Aim of the task: Read the records below and copy each line that contains "tflag".

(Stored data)
-#if defined(ILSX_STAMPS) && defined(ILSX_STAMPS_FINE)
-  if (P.dbg && threadIdx.x == 0 && (y == 1 || y == 2)) P.dbg[(size_t)ILSX_WG_LINEAR * ILSX_TRACE_SLOTS + 5] = clock64();
-#endif
-  xch_mark_xcd(P.flags + PHASE_MASK_WORD(bx));
-#if defined(ILSX_STAMPS) && !defined(ILSX_STAMPS_FINE)
-  if (P.dbg && threadIdx.x == 0 && ILSX_WG_LINEAR < ILSX_TRACE_MAXWG) P.dbg[(size_t)ILSX_WG_LINEAR * ILSX_TRACE_SLOTS + 7] = 0x10000u | cu_key();
-#endif
-  if (!own) {
-    {
-      const FwdArgs& A = P.f1;
-      const FwdTask& T = A.t[y];
-      const bool first_task = y == 0;
-      constexpr int FIN_CT = -1;
-#define XCH_HOOK_STAGE
-#define XCH_HOOK_FIN
-#define XCH_STAMP(i) ((void)0)
-#include "fwd_split_tile.inc"
-#undef XCH_STAMP
-#undef XCH_HOOK_STAGE
-#undef XCH_HOOK_FIN
-    }
-    ILSX_STAMP(P.dbg, 1);
-    if (y == 0) {
-      asm volatile("s_waitcnt vmcnt(0)" ::: "memory");
-      __syncthreads();
-      if (threadIdx.x == 0) {
-        __hip_atomic_fetch_add(f0, 1u, __ATOMIC_RELAXED, __HIP_MEMORY_SCOPE_AGENT);
-        __hip_atomic_fetch_add(f1, 1u, __ATOMIC_RELAXED, __HIP_MEMORY_SCOPE_AGENT);
-      }
-    } else {
-      xch_arrive(f1);
-    }
-    ILSX_STAMP(P.dbg, 2);
-    if (P.own_rows && (y == 0 || y == 3)) return;
-  }
-  if (y == 0 || y == 3 || own) {
-    {
-      const FwdArgs& A = P.f2;
-      const int tq = own ? y - 5 : (y == 0 ? 0 : 1);
-      const FwdTask& T = A.t[tq];
-      const bool first_task = tq == 0;
-      constexpr int FIN_CT = 1;
-#define XCH_HOOK_STAGE ILSX_STAMP_SYNC(P.dbg, 7); xch_wait(f0, CS, P.err); ILSX_STAMP(P.dbg, 3);
-#define XCH_HOOK_FIN
-#define XCH_FINE_DBG P.dbg
-#define XCH_STAMP(i) do { if (own) ILSX_STAMP(P.dbg, (i) == 3 ? 6 : (i)); } while (0)
-#include "fwd_split_tile.inc"
-#undef XCH_STAMP
-#undef XCH_FINE_DBG
-#undef XCH_HOOK_STAGE
-#undef XCH_HOOK_FIN
-    }
-    ILSX_STAMP(P.dbg, 4);
-    xch_arrive(f2);
-    ILSX_STAMP(P.dbg, 5);
-  } else {
-    xch_wait(f1, 4 * CS, P.err);
-    xch_wait(tflag, 1u, P.err);
-    if (P.fin_pi_on && y == 1 && cs == 0) {
-      policy_fin_tile(P.fin_pi, bx * 16, P.f1.rows, smem, 4 * H / CS);
-    }
-    {
-      const BwdArgs& A = P.b1;
-      const BwdTask& T = A.t[y - 1];
-      constexpr int LOSS_CT = LOSS_SAC_CRITIC, NO_CT = 1;
-#define XCH_HOOK_ACT
-#define XCH_HOOK_HEAD xch_wait(f2, 2 * CS, P.err); ILSX_STAMP(P.dbg, 3);
-#if defined(ILSX_STAMPS_FINE)
-#define XCH_STAMP(i) ((void)0)
-#else
-#define XCH_STAMP(i) do { if ((i) < 3) ILSX_STAMP(P.dbg, 4 + (i)); } while (0)
-#endif
-#include "bwd_split_tile.inc"
-#undef XCH_STAMP
-#undef XCH_HOOK_ACT
-#undef XCH_HOOK_HEAD
-    }
-    ILSX_STAMP(P.dbg, 4);
-#if defined(ILSX_STAMPS) && defined(ILSX_STAMPS_FINE)
-    if (P.dbg && threadIdx.x == 0) P.dbg[(size_t)ILSX_WG_LINEAR * ILSX_TRACE_SLOTS + 6] = clock64();
-#endif
-  }
+  constexpr int ROWS_A_CT = 1;
+#include "sac_phase_a_body.inc"
+}
+template <int H, int ACT, int CS, bool CT = false>
+__global__ __launch_bounds__(4 * H / CS) void k_sac_phase_a_late(const PhaseAArgs Pk, int slot) {
+  constexpr int ROWS_A_CT = 0;
+#include "sac_phase_a_body.inc"
 }
 
 template <int H, int ACT, int CS, bool CT = false>
 __global__ __launch_bounds__(4 * H / CS) void k_sac_phase_c(const PhaseCArgs Pk, int slot) {
-  const PhaseCArgs& P = CT ? g_phase_c_tab[slot] : Pk;
-  constexpr int GRP = 0; constexpr bool XCH = true;
-  constexpr int PH = 0;
-  extern __shared__ __attribute__((aligned(16))) float smem[];
-  const FwdGroup* GP = nullptr;
-  const int bx = blockIdx.x, cs = blockIdx.z, y = blockIdx.y;
-  if (y == 3) {
-    if (bx == 0 && cs == 0 && threadIdx.x == 0) P.f3.tail[0].scal->gather_step += 1;
-    if (P.aslot && bx == 1 && cs == 0) alpha_slot_run(P.aslot_logp, P.aslot_B, P.aslot_te, P.aslot_invB, P.aslot, smem);
-    const float tau = P.polyak_tau;
-    for (int i = ((int)(cs * gridDim.x + bx) * (int)blockDim.x + (int)threadIdx.x) * 4; i < P.polyak_n; i += (int)(gridDim.x * gridDim.z * blockDim.x) * 4) {
-      const float4 p = *reinterpret_cast<const float4*>(P.polyak_P + i);
-      float4 t = *reinterpret_cast<const float4*>(P.polyak_T + i);
-      t.x = t.x * (1.0f - tau) + p.x * tau; t.y = t.y * (1.0f - tau) + p.y * tau;
-      t.z = t.z * (1.0f - tau) + p.z * tau; t.w = t.w * (1.0f - tau) + p.w * tau;
-      *reinterpret_cast<float4*>(P.polyak_T + i) = t;
-    }
-    return;
-  }
-  if (bx * 16 >= P.f3.rows) return;
-  unsigned* f1 = P.flags + (3 * bx) * 32;
-  unsigned* f2 = P.flags + (3 * bx + 1) * 32;
-  ILSX_STAMP(P.dbg, 0);
-  xch_mark_xcd(P.flags + PHASE_MASK_WORD(bx));
-  if (y == 2) {
-    {
-      const BwdArgs& A = P.b3;
-      const BwdTask& T = A.t[0];
-      constexpr int LOSS_CT = LOSS_SAC_POLICY, NO_CT = 0;
-#define XCH_HOOK_ACT
-#define XCH_HOOK_HEAD xch_wait(f2, 2 * CS, P.err); ILSX_STAMP(P.dbg, 4);
-#define XCH_STAMP(i) ILSX_STAMP(P.dbg, i)
-#include "bwd_split_tile.inc"
-#undef XCH_STAMP
-#undef XCH_HOOK_ACT
-#undef XCH_HOOK_HEAD
-    }
-    ILSX_STAMP(P.dbg, 5);
-    return;
-  }
-  {
-    const FwdArgs& A = P.f3;
-    const FwdTask& T = A.t[y];
-    const bool first_task = y == 0;
-    constexpr int FIN_CT = -1;
-#define XCH_HOOK_STAGE
-#define XCH_HOOK_FIN
-#define XCH_STAMP(i) ((void)0)
-#include "fwd_split_tile.inc"
-#undef XCH_STAMP
-#undef XCH_HOOK_STAGE
-#undef XCH_HOOK_FIN
-  }
-  ILSX_STAMP(P.dbg, 1);
-  xch_arrive(f1);
-  {
-    const BwdArgs& A = P.b2;
-    const BwdTask& T = A.t[y];
-    constexpr int LOSS_CT = LOSS_SAC_ACTORQ, NO_CT = 1;
-#define XCH_HOOK_ACT xch_wait(f1, 2 * CS, P.err); ILSX_STAMP(P.dbg, 2);
-#define XCH_HOOK_HEAD
-#define XCH_STAMP(i) ILSX_STAMP(P.dbg, 3 + (i))
-#include "bwd_split_tile.inc"
-#undef XCH_STAMP
-#undef XCH_HOOK_ACT
-#undef XCH_HOOK_HEAD
-  }
-  ILSX_STAMP(P.dbg, 3);
-  xch_arrive(f2);
+  constexpr int ROWS_CT = 1;
+#include "sac_phase_c_body.inc"
+}
+template <int H, int ACT, int CS, bool CT = false>
+__global__ __launch_bounds__(4 * H / CS) void k_sac_phase_c_late(const PhaseCArgs Pk, int slot) {
+  constexpr int ROWS_CT = 0;
+#include "sac_phase_c_body.inc"
 }
 #endif
 
@@ -1232,8 +1088,9 @@
   const int* zero_err;
   int tile_nh, tile_kt;
   int reserved_strip;
-};
-static_assert(sizeof(DwArgs) == 1072 && offsetof(DwArgs, reserved_strip) == 1064, "DwArgs keeps the layout it had with the strip flag (reserved_strip)");
+  unsigned long long* bump_step;
+};
+static_assert(sizeof(DwArgs) == 1080 && offsetof(DwArgs, reserved_strip) == 1064, "DwArgs keeps the layout it had with the strip flag (reserved_strip)");
 struct DwTileG { DwMat J; AdamFuse F; };
 #define DW_SPLIT_MIN_ROWS 1024
 #define DW_BIG_MIN_ROWS 4096
@@ -1291,6 +1148,7 @@
   const int bx = blockIdx.x >> D.xs;
   if (D.zero_flags && bx == 0 && blockIdx.y == 0 && threadIdx.x < PHASE_NFLAGS)
     D.zero_flags[threadIdx.x * 32] = (D.zero_err && *D.zero_err) ? PHASE_FLAG_DEAD : 0u;
+  if (D.bump_step && bx == 0 && blockIdx.y == 0 && threadIdx.x == 0) *D.bump_step += 1;
   int mi = 0;
   if (!GRP) {
 #pragma unroll
diff --git a/ilswiss_amd/csrc/sac_phase_a_body.inc b/ilswiss_amd/csrc/sac_phase_a_body.inc
--- /dev/null
+++ b/ilswiss_amd/csrc/sac_phase_a_body.inc
@@ -0,0 +1,109 @@
+  const PhaseAArgs& P = CT ? g_phase_a_tab[slot] : Pk;
+  constexpr int GRP = 0; constexpr bool XCH = true;
+  constexpr int PH = 0;
+  extern __shared__ __attribute__((aligned(16))) float smem[];
+  const FwdGroup* GP = nullptr;
+  const int bx = blockIdx.x, cs = blockIdx.z, y = blockIdx.y;
+  unsigned* tflag = P.flags + PHASE_TAIL_FLAG * 32;
+  if (y == 4) {
+    if (bx == 0 && cs == 0) {
+      const TailLite& TL = P.f1.tail[0];
+      tail_lite_run(TL, smem);
+      if (threadIdx.x == 0) {
+        __hip_atomic_store(&TL.scal->alpha, TL.scal->alpha, __ATOMIC_RELAXED, __HIP_MEMORY_SCOPE_AGENT);
+        asm volatile("s_waitcnt vmcnt(0)" ::: "memory");
+        __hip_atomic_store(tflag, 1u, __ATOMIC_RELAXED, __HIP_MEMORY_SCOPE_AGENT);
+      }
+    }
+    return;
+  }
+  if (bx * 16 >= P.f1.rows) return;
+  unsigned* f1 = P.flags + (3 * bx) * 32;
+  unsigned* f2 = P.flags + (3 * bx + 1) * 32;
+  unsigned* f0 = P.flags + (3 * bx + 2) * 32;
+  const bool own = y >= 5;
+  ILSX_STAMP(P.dbg, 0);
+#if defined(ILSX_STAMPS) && defined(ILSX_STAMPS_FINE)
+  if (P.dbg && threadIdx.x == 0 && (y == 1 || y == 2)) P.dbg[(size_t)ILSX_WG_LINEAR * ILSX_TRACE_SLOTS + 5] = clock64();
+#endif
+  xch_mark_xcd(P.flags + PHASE_MASK_WORD(bx));
+#if defined(ILSX_STAMPS) && !defined(ILSX_STAMPS_FINE)
+  if (P.dbg && threadIdx.x == 0 && ILSX_WG_LINEAR < ILSX_TRACE_MAXWG) P.dbg[(size_t)ILSX_WG_LINEAR * ILSX_TRACE_SLOTS + 7] = 0x10000u | cu_key();
+#endif
+  if (!own) {
+    {
+      const FwdArgs& A = P.f1;
+      const FwdTask& T = A.t[y];
+      const bool first_task = y == 0;
+      constexpr int FIN_CT = -1;
+      constexpr int ROWS_CT = ROWS_A_CT;
+#define XCH_HOOK_STAGE
+#define XCH_HOOK_FIN
+#define XCH_STAMP(i) ((void)0)
+#include "fwd_split_tile.inc"
+#undef XCH_STAMP
+#undef XCH_HOOK_STAGE
+#undef XCH_HOOK_FIN
+    }
+    ILSX_STAMP(P.dbg, 1);
+    if (y == 0) {
+      asm volatile("s_waitcnt vmcnt(0)" ::: "memory");
+      __syncthreads();
+      if (threadIdx.x == 0) {
+        __hip_atomic_fetch_add(f0, 1u, __ATOMIC_RELAXED, __HIP_MEMORY_SCOPE_AGENT);
+        __hip_atomic_fetch_add(f1, 1u, __ATOMIC_RELAXED, __HIP_MEMORY_SCOPE_AGENT);
+      }
+    } else {
+      xch_arrive(f1);
+    }
+    ILSX_STAMP(P.dbg, 2);
+    if (P.own_rows && (y == 0 || y == 3)) return;
+  }
+  if (y == 0 || y == 3 || own) {
+    {
+      const FwdArgs& A = P.f2;
+      const int tq = own ? y - 5 : (y == 0 ? 0 : 1);
+      const FwdTask& T = A.t[tq];
+      const bool first_task = tq == 0;
+      constexpr int FIN_CT = 1;
+      constexpr int ROWS_CT = ROWS_A_CT ? 2 : 0;
+#define XCH_HOOK_STAGE ILSX_STAMP_SYNC(P.dbg, 7); xch_wait(f0, CS, P.err); ILSX_STAMP(P.dbg, 3);
+#define XCH_HOOK_FIN
+#define XCH_FINE_DBG P.dbg
+#define XCH_STAMP(i) do { if (own) ILSX_STAMP(P.dbg, (i) == 3 ? 6 : (i)); } while (0)
+#include "fwd_split_tile.inc"
+#undef XCH_STAMP
+#undef XCH_FINE_DBG
+#undef XCH_HOOK_STAGE
+#undef XCH_HOOK_FIN
+    }
+    ILSX_STAMP(P.dbg, 4);
+    xch_arrive(f2);
+    ILSX_STAMP(P.dbg, 5);
+  } else {
+    xch_wait(f1, 4 * CS, P.err);
+    xch_wait(tflag, 1u, P.err);
+    if (P.fin_pi_on && y == 1 && cs == 0) {
+      policy_fin_tile(P.fin_pi, bx * 16, P.f1.rows, smem, 4 * H / CS);
+    }
+    {
+      const BwdArgs& A = P.b1;
+      const BwdTask& T = A.t[y - 1];
+      constexpr int LOSS_CT = LOSS_SAC_CRITIC, NO_CT = 1;
+#define XCH_HOOK_ACT
+#define XCH_HOOK_HEAD xch_wait(f2, 2 * CS, P.err); ILSX_STAMP(P.dbg, 3);
+#if defined(ILSX_STAMPS_FINE)
+#define XCH_STAMP(i) ((void)0)
+#else
+#define XCH_STAMP(i) do { if ((i) < 3) ILSX_STAMP(P.dbg, 4 + (i)); } while (0)
+#endif
+#include "bwd_split_tile.inc"
+#undef XCH_STAMP
+#undef XCH_HOOK_ACT
+#undef XCH_HOOK_HEAD
+    }
+    ILSX_STAMP(P.dbg, 4);
+#if defined(ILSX_STAMPS) && defined(ILSX_STAMPS_FINE)
+    if (P.dbg && threadIdx.x == 0) P.dbg[(size_t)ILSX_WG_LINEAR * ILSX_TRACE_SLOTS + 6] = clock64();
+#endif
+  }
diff --git a/ilswiss_amd/csrc/sac_phase_c_body.inc b/ilswiss_amd/csrc/sac_phase_c_body.inc
--- /dev/null
+++ b/ilswiss_amd/csrc/sac_phase_c_body.inc
@@ -0,0 +1,71 @@
+  const PhaseCArgs& P = CT ? g_phase_c_tab[slot] : Pk;
+  constexpr int GRP = 0; constexpr bool XCH = true;
+  constexpr int PH = 0;
+  extern __shared__ __attribute__((aligned(16))) float smem[];
+  const FwdGroup* GP = nullptr;
+  const int bx = blockIdx.x, cs = blockIdx.z, y = blockIdx.y;
+  if (y == 3) {
+    if (ROWS_CT > 0 && P.f3.gather.on == 2) {
+      if (cs == 0 && bx * 16 < P.f3.rows) stage_rows_tile(P.f3.gather, P.f3.tail[0].scal->gather_step + 1, bx, P.f3.rows);
+    } else if (bx == 0 && cs == 0 && threadIdx.x == 0) P.f3.tail[0].scal->gather_step += 1;
+    if (P.aslot && bx == 1 && cs == 0) alpha_slot_run(P.aslot_logp, P.aslot_B, P.aslot_te, P.aslot_invB, P.aslot, smem);
+    const float tau = P.polyak_tau;
+    for (int i = ((int)(cs * gridDim.x + bx) * (int)blockDim.x + (int)threadIdx.x) * 4; i < P.polyak_n; i += (int)(gridDim.x * gridDim.z * blockDim.x) * 4) {
+      const float4 p = *reinterpret_cast<const float4*>(P.polyak_P + i);
+      float4 t = *reinterpret_cast<const float4*>(P.polyak_T + i);
+      t.x = t.x * (1.0f - tau) + p.x * tau; t.y = t.y * (1.0f - tau) + p.y * tau;
+      t.z = t.z * (1.0f - tau) + p.z * tau; t.w = t.w * (1.0f - tau) + p.w * tau;
+      *reinterpret_cast<float4*>(P.polyak_T + i) = t;
+    }
+    return;
+  }
+  if (bx * 16 >= P.f3.rows) return;
+  unsigned* f1 = P.flags + (3 * bx) * 32;
+  unsigned* f2 = P.flags + (3 * bx + 1) * 32;
+  ILSX_STAMP(P.dbg, 0);
+  xch_mark_xcd(P.flags + PHASE_MASK_WORD(bx));
+  if (y == 2) {
+    {
+      const BwdArgs& A = P.b3;
+      const BwdTask& T = A.t[0];
+      constexpr int LOSS_CT = LOSS_SAC_POLICY, NO_CT = 0;
+#define XCH_HOOK_ACT
+#define XCH_HOOK_HEAD xch_wait(f2, 2 * CS, P.err); ILSX_STAMP(P.dbg, 4);
+#define XCH_STAMP(i) ILSX_STAMP(P.dbg, i)
+#include "bwd_split_tile.inc"
+#undef XCH_STAMP
+#undef XCH_HOOK_ACT
+#undef XCH_HOOK_HEAD
+    }
+    ILSX_STAMP(P.dbg, 5);
+    return;
+  }
+  {
+    const FwdArgs& A = P.f3;
+    const FwdTask& T = A.t[y];
+    const bool first_task = y == 0;
+    constexpr int FIN_CT = -1;
+#define XCH_HOOK_STAGE
+#define XCH_HOOK_FIN
+#define XCH_STAMP(i) ((void)0)
+#include "fwd_split_tile.inc"
+#undef XCH_STAMP
+#undef XCH_HOOK_STAGE
+#undef XCH_HOOK_FIN
+  }
+  ILSX_STAMP(P.dbg, 1);
+  xch_arrive(f1);
+  {
+    const BwdArgs& A = P.b2;
+    const BwdTask& T = A.t[y];
+    constexpr int LOSS_CT = LOSS_SAC_ACTORQ, NO_CT = 1;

Task answer:
-    xch_wait(tflag, 1u, P.err);
+  unsigned* tflag = P.flags + PHASE_TAIL_FLAG * 32;
+        __hip_atomic_store(tflag, 1u, __ATOMIC_RELAXED, __HIP_MEMORY_SCOPE_AGENT);
+    xch_wait(tflag, 1u, P.err);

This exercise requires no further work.